Montana State team publishes new research on coral reef health

A coral reef in French Polynesia where MSU scientists conducted collaborative research examining the importance of sea cucumbers to coral health. Photo courtesy of Zoe Pratte.

BOZEMAN – Montana may not have any coral reefs of its own, but a team of scientists in Montana State University’s Department of Microbiology and Cell Biology is studying a surprising partnership that may offer insight into keeping the world’s reefs healthy.

Associate professor Frank Stewart (Bozeman Magazine's May 2024 Cover Artist) and research assistant professor Zoe Pratte are part of a multi-institutional team that recently published a paper in the prestigious journal Nature Communications examining the importance of sea cucumbers to the health of nearby coral. The paper, titled “Removal of detritivore sea cucumbers from reefs increases coral disease,” was authored alongside researchers from the Georgia Institute of Technology.

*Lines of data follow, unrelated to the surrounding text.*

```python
# ... 153 lines not shown
        for qb in range(4):
            d = stile(nxt, kb2, qb)
            s.add(f"{MF} {d}, {frag(n)}, {qreg(qb, ks)}, {'0' if ks == 0 else d}")
            if qb == 0:
                a, off = read_for_step(n + 3, slot)
                s.add(f"ds_read_b128 {frag(n + 3)}, %[{a}] offset:{off}")
                if f in (3, 7, 11, 15):
                    dma_m0(s, "k", slot, f >> 2)
            if qb == 2 and f in (3, 7, 11, 15):
                dma(s, "k", f >> 2)
                if f == 15:
                    advance(s, "k")
            emit_gap(s, gaps[4 * f + qb])
    s.add("s_waitcnt vmcnt(4)")
    s.add("s_barrier")
    seq = max_chain(nxt)
    seq.append(f"s_cbranch_vccnz .Lr64x_stub{var}_%=")
    seq.append(f".Lr64x_back{var}_%=:")
    order = [("pk", 0), ("pk", 1), ("e", 0), ("e", 1), ("pk", 2), ("e", 2), ("e", 3), ("pk", 3), ("e", 4), ("e", 5), ("pk", 4),
             ("e", 6), ("e", 7), ("pk", 5), ("e", 8), ("e", 9), ("pk", 6), ("e", 10), ("e", 11), ("pk", 7), ("e", 12), ("e", 13),
             ("e", 14), ("e", 15)] + [("pk", k) for k in range(8, 16)]
    for kind, i in order:
        if kind == "e":
            seq.append(exp_unit(nxt, i))
        elif i < 8:
            seq.extend(pk_arg(nxt, i))
        else:
            seq.append("\\n\\t".join(pk_arg(nxt, i)))
    gaps = [[] for _ in range(64)]
    pos = 1
    for it in seq:
        gaps[pos].append(it)
# ... 107 lines not shown


def prologue_units():
    s = Stmt()
    for f in range(3):
        s.add(f"ds_read_b128 {frag(f)}, %[kaddr] offset:{KBYTES + (f & 1) * 8 * KPIECE + (f >> 1) * 64}")
    for q in range(4):
        s.add(f"v_mov_b32_e32 v{MREG + q}, %[m{q}]")
    for u in range(32):
        s.add(f"v_fma_f32 v{SBUF[0] + u}, v{SBUF[0] + u}, %[c], -%[m{u >> 3}]")
    for u in range(16):
        s.add(exp_unit(0, u))
    return s


VARIANTS = [("", ()), ("novalu", ("valu",)), ("nobar", ("bar",)), ("mfmaonly", ("valu", "dma", "read", "wait"))]


def emit_loop(w, sfx):
    w(f"// ---- the key-tile loop{sfx}: six tile variants, the rare rescale block, the drain")
    w(f"__device__ __forceinline__ void r64x_loop{sfx}(float& l0, float& l1, float& l2, float& l3, const char* kg, const char* vg, int nt,")
    w("    unsigned kaddr, unsigned vrel, const unsigned (&koff)[4], const unsigned (&voff)[4], float c, unsigned kdst, unsigned vdst,")
    w("    unsigned kstep, unsigned vstep, int klim, int vlim) {")
    w("  float a0, a1, a2, a3, t0, t1, t2, t3, t4;")
    w("  asm volatile(")
    w(loop_stmt().text())
    w('      : [l0] "+v"(l0), [l1] "+v"(l1), [l2] "+v"(l2), [l3] "+v"(l3), [a0] "=&v"(a0), [a1] "=&v"(a1), [a2] "=&v"(a2), [a3] "=&v"(a3),')
    w('        [t0] "=&v"(t0), [t1] "=&v"(t1), [t2] "=&v"(t2), [t3] "=&v"(t3), [t4] "=&v"(t4)')
    w('      : [kg] "s"(kg), [vg] "s"(vg), [nt] "s"(nt), [kaddr] "v"(kaddr), [vrel] "v"(vrel), [koff0] "v"(koff[0]), [koff1] "v"(koff[1]),')
    w('        [koff2] "v"(koff[2]), [koff3] "v"(koff[3]), [voff0] "v"(voff[0]), [voff1] "v"(voff[1]), [voff2] "v"(voff[2]), [voff3] "v"(voff[3]),')
    w('        [c] "s"(c), [kdst] "s"(kdst), [vdst] "s"(vdst), [kstep] "s"(kstep), [vstep] "s"(vstep), [klim] "s"(klim), [vlim] "s"(vlim)')
# ... 65 lines not shown
```

dvd_amd/lib.py:

```python
from __future__ import annotations

import ctypes as C
import os

import torch

_HERE = os.path.dirname(os.path.abspath(__file__))
LIB_PATH = os.path.join(_HERE, "libdvd_hip.so")


class DvdError(RuntimeError):
    pass


def _load():
    if not os.path.exists(LIB_PATH):
        raise DvdError(
            f"{LIB_PATH} is missing: build it with `python -c 'import __graft_entry__ as g; g.build()'` "
            "or `make -C dvd_amd/csrc`.  The DvD engine has no non-HIP fallback.")
    return C.CDLL(LIB_PATH)


_lib = _load()

# ... 43 lines not shown

SIGNATURES = {
    "dvd_grid_sample_bilinear_zeros_ac": [c_void, c_void, c_void, C.c_int, C.c_int, C.c_int, C.c_int, C.c_int,
                                          C.c_int, C.c_int, c_void],
    "dvd_unwarp_f32": [c_void, C.c_int, c_void, c_void, C.c_int, C.c_int, C.c_float, c_void],
    "dvd_unwarp_u8": [c_void, C.c_int, c_void, c_void, C.c_int, C.c_int, C.c_float, c_void],
    "dvd_unwarp_f32_batch": [c_void, C.c_int, c_void, c_void, C.c_int, C.c_int, C.c_int, C.c_float, c_void],
    "dvd_unwarp_u8_batch": [c_void, C.c_int, c_void, c_void, C.c_int, C.c_int, C.c_int, C.c_float, c_void],
    "dvd_unwarp_grid": [c_void, C.c_int, c_void, C.c_int, C.c_int, C.c_float, c_void],
    "dvd_sched_step": [C.POINTER(SchedCoef), c_void, c_void, c_void, c_void, c_void, C.c_int, C.c_int, c_void],
    "dvd_hyp_mean_clamp": [c_void, c_void, C.c_int, C.c_int, C.c_int, c_void],
    "dvd_selftest_mfma": [c_void, c_void, c_void, c_void, c_void],
    "dvd_gemm_nt": [C.POINTER(GemmDesc), c_void],
    "dvd_gemm_kernel_name": [C.POINTER(GemmDesc)],
    "dvd_flash_attn": [C.POINTER(AttnDesc), c_void],
    "dvd_embed_obs_ln": [c_void, c_void, c_void, c_void, c_void, c_void, C.c_int, C.c_int, c_void],
    "dvd_layernorm_rows": [c_void, C.c_int, C.c_long, c_void, C.c_int, C.c_long, C.c_int, C.c_long, C.c_int, c_void,
                           c_void, c_void, c_void, C.c_int, C.c_int, C.c_float, c_void],
    "dvd_build_r_rows": [c_void, c_void, c_void, c_void, C.c_int, C.c_int, C.c_int, C.c_int, C.c_int, c_void],
    "dvd_patch_rows": [c_void, C.c_long, C.c_long, C.c_long, C.c_long, c_void, C.c_int, C.c_int, C.c_int, C.c_int,
                       c_void],
    "dvd_dwconv3x3": [c_void, c_void, c_void, c_void, C.c_int, C.c_int, C.c_int, c_void],
    "dvd_colmean": [c_void, c_void, c_void, C.c_int, C.c_int, C.c_int, C.c_int, c_void],
    "dvd_posenc_add": [c_void, c_void, c_void, c_void, c_void, C.c_int, C.c_int, C.c_int, c_void],
    "dvd_small_linear": [c_void, C.c_int, c_void, c_void, c_void, C.c_int, C.c_int, C.c_int, C.c_int, C.c_int, C.c_int,
                         C.c_int, c_void],
    "dvd_final_tokens": [c_void, c_void, c_void, c_void, c_void, C.c_int, C.c_int, c_void, c_void, c_void, c_void,
                         c_void, C.c_int, C.c_int, c_void],
    "dvd_im2col3x3": [c_void, C.c_long, C.c_long, C.c_long, c_void, C.c_int, C.c_int, C.c_int, C.c_int, c_void],
    "dvd_conv3x3_nhwc": [c_void, C.c_int, c_void, C.c_int, c_void, c_void, C.c_int, C.c_int, C.c_int, C.c_int, c_void],
# ... 100 lines not shown
```

dvd_amd/ops.py:

```python
from __future__ import annotations

import ctypes as C

import numpy as np
import torch

from . import lib
from .lib import ptr, stream_ptr


def _chk(t: torch.Tensor, dtype, name):
    if not t.is_cuda:
        raise lib.DvdError(f"{name}: expected a device tensor (the DvD engine has no CPU path)")
    if t.dtype != dtype or not t.is_contiguous():
        raise lib.DvdError(f"{name}: expected contiguous {dtype}, got {t.dtype} contiguous={t.is_contiguous()}")


def grid_sample(src: torch.Tensor, grid_nchw: torch.Tensor, src_batch_div: int = 1) -> torch.Tensor:
    _chk(src, torch.float32, "src")
    _chk(grid_nchw, torch.float32, "grid")
    n, two, h, w = grid_nchw.shape
    ns, c, hin, win = src.shape
    assert two == 2 and ns * src_batch_div == n
    out = torch.empty((n, c, h, w), dtype=torch.float32, device=src.device)
# ... 141 lines not shown


def flash_attn(q, k, vt, out, heads, head_dim, scale, kv_batch_div=1):
    d = lib.AttnDesc()
    d.head_dim, d.heads, d.batch, d.tq, d.tk = head_dim, heads, q.shape[0], q.shape[1], k.shape[1]
    d.kv_batch_div = kv_batch_div
    d.Q, d.ldq, d.strideQ = q.data_ptr(), q.stride(1), q.stride(0)
    d.K, d.ldk, d.strideK = k.data_ptr(), k.stride(1), k.stride(0)
    d.Vt, d.ldvt, d.strideVt = vt.data_ptr(), vt.stride(1), vt.stride(0)
    d.O, d.ldo, d.strideO = out.data_ptr(), out.stride(1), out.stride(0)
    d.scale = scale
    lib.call("dvd_flash_attn", C.byref(d), stream_ptr())
    return out


def layernorm_rows(x, c, gamma=None, beta=None, shift=None, scale=None, mod_rows=1, eps=1e-6):
    rows = x.shape[0]
    out = torch.empty(rows, c, dtype=torch.float16, device=x.device)
    lib.call("dvd_layernorm_rows", ptr(x), x.stride(0), 0, ptr(out), c, 0, 1, rows, c, ptr(gamma), ptr(beta), ptr(shift),
             ptr(scale), (shift.stride(0) if shift is not None and shift.dim() > 1 else 0), mod_rows, C.c_float(eps),
             stream_ptr())
    return out


def dwconv3x3(x16, w9c, b, n, side):
    out = torch.empty_like(x16)
    lib.call("dvd_dwconv3x3", ptr(x16), ptr(out), ptr(w9c), ptr(b), n, side, x16.shape[-1], stream_ptr())
    return out


# ... 71 lines not shown
```

include/dvd_hip.h:

```cpp
#ifndef DVD_HIP_H
#define DVD_HIP_H

#include <stddef.h>
#include <stdint.h>

#ifdef __cplusplus
extern "C" {
#endif

#define DVD_OK 0
#define DVD_E_ARG (-1)
#define DVD_E_LAUNCH (-2)
#define DVD_E_STATE (-3)

const char* dvd_last_error(void);
int dvd_version(void);


int dvd_grid_sample_bilinear_zeros_ac(const float* src, const float* grid, float* out,
                                      int n, int c, int hin, int win, int h, int w,
                                      int src_batch_div, void* stream);
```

Sea cucumbers, Stewart said, are a part of the animal group known as detritivores, meaning they clean the sediments that surround coral reefs, feeding on bacteria, algae and organic matter. Detritivores keep the environment clean and can help reduce the spread of pathogens that threaten coral.

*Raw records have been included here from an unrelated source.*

# Yelp/nrtsearch

Hardware: AMD Instinct MI355X
Metric: queries/sec, 10M-doc 5-term BM25 top-1000 (higher is better)
Workload: dtype f32

## Files before the change

### nrtsearch_amd/csrc/maxscore.hip

```cpp
#include <hip/hip_runtime.h>
#include <stdint.h>

#include "bm25_common.hiph"

namespace nrtgpu {

constexpr int kMsWinWords = kMsWinDocs / 32;
constexpr int kSl = kMsSlots;
typedef uint32_t u32x2 __attribute__((ext_vector_type(2)));
typedef const NRT_GLOBAL u32x2* gvec2_ptr;

struct alignas(16) WClause {
  uint64_t docids, fnorm;
  uint64_t begin;
  uint32_t count, pad0;
  float    weight;
  int32_t  fx_scale;
  uint32_t flags;
  uint32_t pad;
  uint64_t u_after;
  uint64_t look;
  uint64_t cells, start;
};
static_assert(sizeof(WClause) == 80, "WClause layout");

struct MsSmem {
  uint64_t cand[kMsCandCap];
  uint32_t tab[kTabTerms][kTabEntries];
  float    cache[kLdsCaches][256];
  uint32_t seen[kMsWaves][kMsWinWords];
  WClause  wc[kMsWaves][kMsMaxTerms];
  TopkScratch sc;
  uint64_t theta;
  uint64_t thr;
// ... 175 lines not shown
        __hip_atomic_store(&s.theta, guess, __ATOMIC_RELAXED, __HIP_MEMORY_SCOPE_WORKGROUP);
        __hip_atomic_store(&s.thr, acc_threshold<true>(guess, fx_E), __ATOMIC_RELAXED, __HIP_MEMORY_SCOPE_WORKGROUP);
        atomicMax(theta_g, (unsigned long long)guess);
        atomicMax(s.spec_slot, (unsigned long long)guess);
      }
      s.spec_at = ws >= s.q_wins ? 0u : max(ws * s.spec_grow16 / 16u, ws + (uint32_t)kMsWaves);
      s.n_est += 1u;
    }
  }
  wave_lds_phase();
  if (lane == 0u) __hip_atomic_store(&s.spec_busy, 0u, __ATOMIC_RELEASE, __HIP_MEMORY_SCOPE_WORKGROUP);
}

__device__ __forceinline__ bool ms_reserve(MsSmem& s, uint32_t lane, uint32_t mine, uint32_t& pos) {
  const uint32_t incl = scan64_dpp(mine);
  const uint32_t wave_total = (uint32_t)__builtin_amdgcn_readlane((int)incl, 63);
  uint32_t wbase = 0;
  if (lane == 0) {
    wbase = atomicAdd(&s.cnt, wave_total);
    if (wbase + wave_total > (uint32_t)kMsCandCap) {
      if (wbase <= (uint32_t)kMsCandCap) s.cnt_valid = wbase;
      __hip_atomic_store(&s.rz_flag, 1u, __ATOMIC_RELAXED, __HIP_MEMORY_SCOPE_WORKGROUP);
    }
  }
  wbase = (uint32_t)__builtin_amdgcn_readfirstlane((int)wbase);
  pos = wbase + incl - mine;
  return wbase + wave_total <= (uint32_t)kMsCandCap;
}
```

“When you boil things down, it's a pretty straightforward interaction,” Stewart said. “Cucumbers, by cleaning sediment, seem to help corals. The mechanism by which that occurs is not so clear, and that's the next step. That's where more of the microbiome science comes in.”

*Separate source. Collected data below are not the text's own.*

@@ -595,8 +604,15 @@
             const int x = x0 & in;
             const int inc = wave_incl_scan(max(x, 0));
             L.E[vp_sel(in, i, S)] = (carry + inc) | (x & int(0x80000000u));
+            const int cq = vp_sel(in, carry + inc, EMASK);
+            n_lo += __popcll(__ballot(cq < p_lo));
+            n_hi += __popcll(__ballot(cq < p_hi));
+            n_lo1 += __popcll(__ballot(cq <= p_lo));
             carry += rdlane(inc, 63);
         }
+        hits.lo = n_lo;
+        hits.hi = n_hi;
+        hits.lo1 = n_lo1;
     }
 
     static MTR_DI int nsup(const D& L) { return sup_rows(L.cap); }
@@ -1126,7 +1142,8 @@
         const uint64_t m = __ballot(q * 64 + ln < nch && base + rel >= pos);
         return m ? q * 64 + first_lane(m) : nch - 1;
     }
-    static MTR_DI int view_scan(D& L, St& s, const View& v, int newlen, int p_lo, int p_hi, bool bounded = false) {
+    static MTR_DI int view_scan(D& L, St& s, const View& v, int newlen, int p_lo, int p_hi, bool bounded = false,
+                                Hits* hits = nullptr) {
         PROF(P_VIEW);
         if constexpr (G) {
             L.rhi = 0;
@@ -1141,7 +1158,7 @@
                 return total;
             }
         }
-        prefix(L, s, v, newlen);
+        prefix(L, s, v, newlen, p_lo, p_hi, G ? nullptr : hits);
         return s.nseg > 0 ? (uni(L.E[s.nseg - 1]) & EMASK) : 0;
     }
 
@@ -3667,7 +3684,10 @@
         int rs1, re1;
         block_bounds1(L, s, x, rs1, re1);
         const uint32_t m1 = uniu(L.meta[rs1]);
-        if (ns_of(m1) == NS_FALSE) return -1;
+        if (ns_of(m1) == NS_FALSE) {
+            PROF_COUNT(P_NPOPNOOP);
+            return -1;
+        }
         const int topb1 = bnd_of(m1);
         const int before = G && s.holes ? count_live(L, rs1, re1) : re1 - rs1;
         to = re1;
@@ -3800,8 +3820,12 @@
             if (s.heapn == 0 || s.status != MTR_OK) return;
             if (s.htop > s.minseq) return;
             const uint32_t u = heap_pop(L, s);
+            PROF_COUNT(P_NPOP);
             const int x = find_uid(L, s, u);
-            if (x < 0) continue;
+            if (x < 0) {
+                PROF_COUNT(P_NPOPNOOP);
+                continue;
+            }
             int to = 0;
             const int from = zamboni_block(L, P, s, x, to);
             if (from >= 0) {
@@ -3833,30 +3857,39 @@
         return run;
     }
 
-    static MTR_DI void split_at(D& L, const KParams& P, St& s, int pos) {
+    template <bool H = false>
+    static MTR_DI bool split_at(D& L, const KParams& P, St& s, int pos, int hit = -1) {
         PROF(P_SPLIT);
         const int S = s.nseg;
-        const int i = lower_bound_E(L, s, pos);
-        if (i >= S) return;
+        const int i = (H && !G) ? hit : lower_bound_E(L, s, pos);
+        if (i >= S) return false;
+        constexpr int BACK = G ? 0 : 31;
         const int ln = lane_id();
-        const int jj = i + ln;
-        const bool in = jj < S;
-        const int jc = min(jj, S - 1);
+        const int jj = i - BACK + ln;
+        const bool in = (jj >= 0) & (jj < S);
+        const int jc = min(max(jj, 0), S - 1);
         const int ej0 = L.E[jc], ep = L.E[max(jc - 1, 0)];
         const uint32_t mj = L.meta[jc], tj = L.text[jc], pj = pget(L, jc), uj = L.uid[jc];
         const int lj = L.len[jc], sqj = L.seq[jc], rsj = L.rseq[jc];
         const int vj = ev(ej0, jc > 0 ? ep : 0);
         const int ej = ej0 & EMASK;
-        const uint64_t em = __ballot(!in | (bnd_of(mj) >= 1)) & ~uint64_t(1);
-        const int be = em ? i + first_lane(em) : block_end(L, s, i + 63, 1);
-        const uint64_t cm = __ballot((jj < be) & (vj >= 0) & (pos < ej));
-        if (!cm) return;
+        const bool bj = in & (bnd_of(mj) >= 1);
+        constexpr uint64_t UPTO = (uint64_t(2) << BACK) - 1;
+        const uint64_t em = __ballot((jj >= S) | bj) & ~UPTO;
+        const int be = em ? i - BACK + first_lane(em) : block_end(L, s, i - BACK + 63, 1);
+        int bs = -1;
+        if constexpr (!G) {
+            const uint64_t sm = __ballot((jj <= 0) | bj) & UPTO;
+            bs = sm ? max(0, i - BACK + last_lane(sm)) : block_start(L, i, 1);
+        }
+        const uint64_t cm = __ballot((jj < be) & (vj >= 0) & (pos < ej)) & ~(UPTO >> 1);
+        if (!cm) return false;
         const int jl = first_lane(cm);
-        const int j = i + jl;
+        const int j = i - BACK + jl;
         const int v = rdlane(vj, jl), e = rdlane(ej, jl);
         const uint32_t m0 = rdlane(mj, jl);
         const int off = pos - (e - v);
-        if (!(off > 0 && !(m0 & M_MARKER))) return;
+        if (!(off > 0 && !(m0 & M_MARKER))) return false;
         const bool grew = shift_right1(L, s, j + 1);
         {
             const int r = j + 1;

Coral reefs are known to be in decline and are particularly threatened by disease, note the paper’s authors. Those diseases are commonly spread through the sediment in which corals grow – the very part of the environment kept clean by sea cucumbers. However, sea cucumbers have been harvested by humans for more than 100 years, Stewart said, and population recovery can take decades or can fail altogether. The paper’s authors estimate that at peak harvest, as many as a billion sea cucumbers are harvested annually.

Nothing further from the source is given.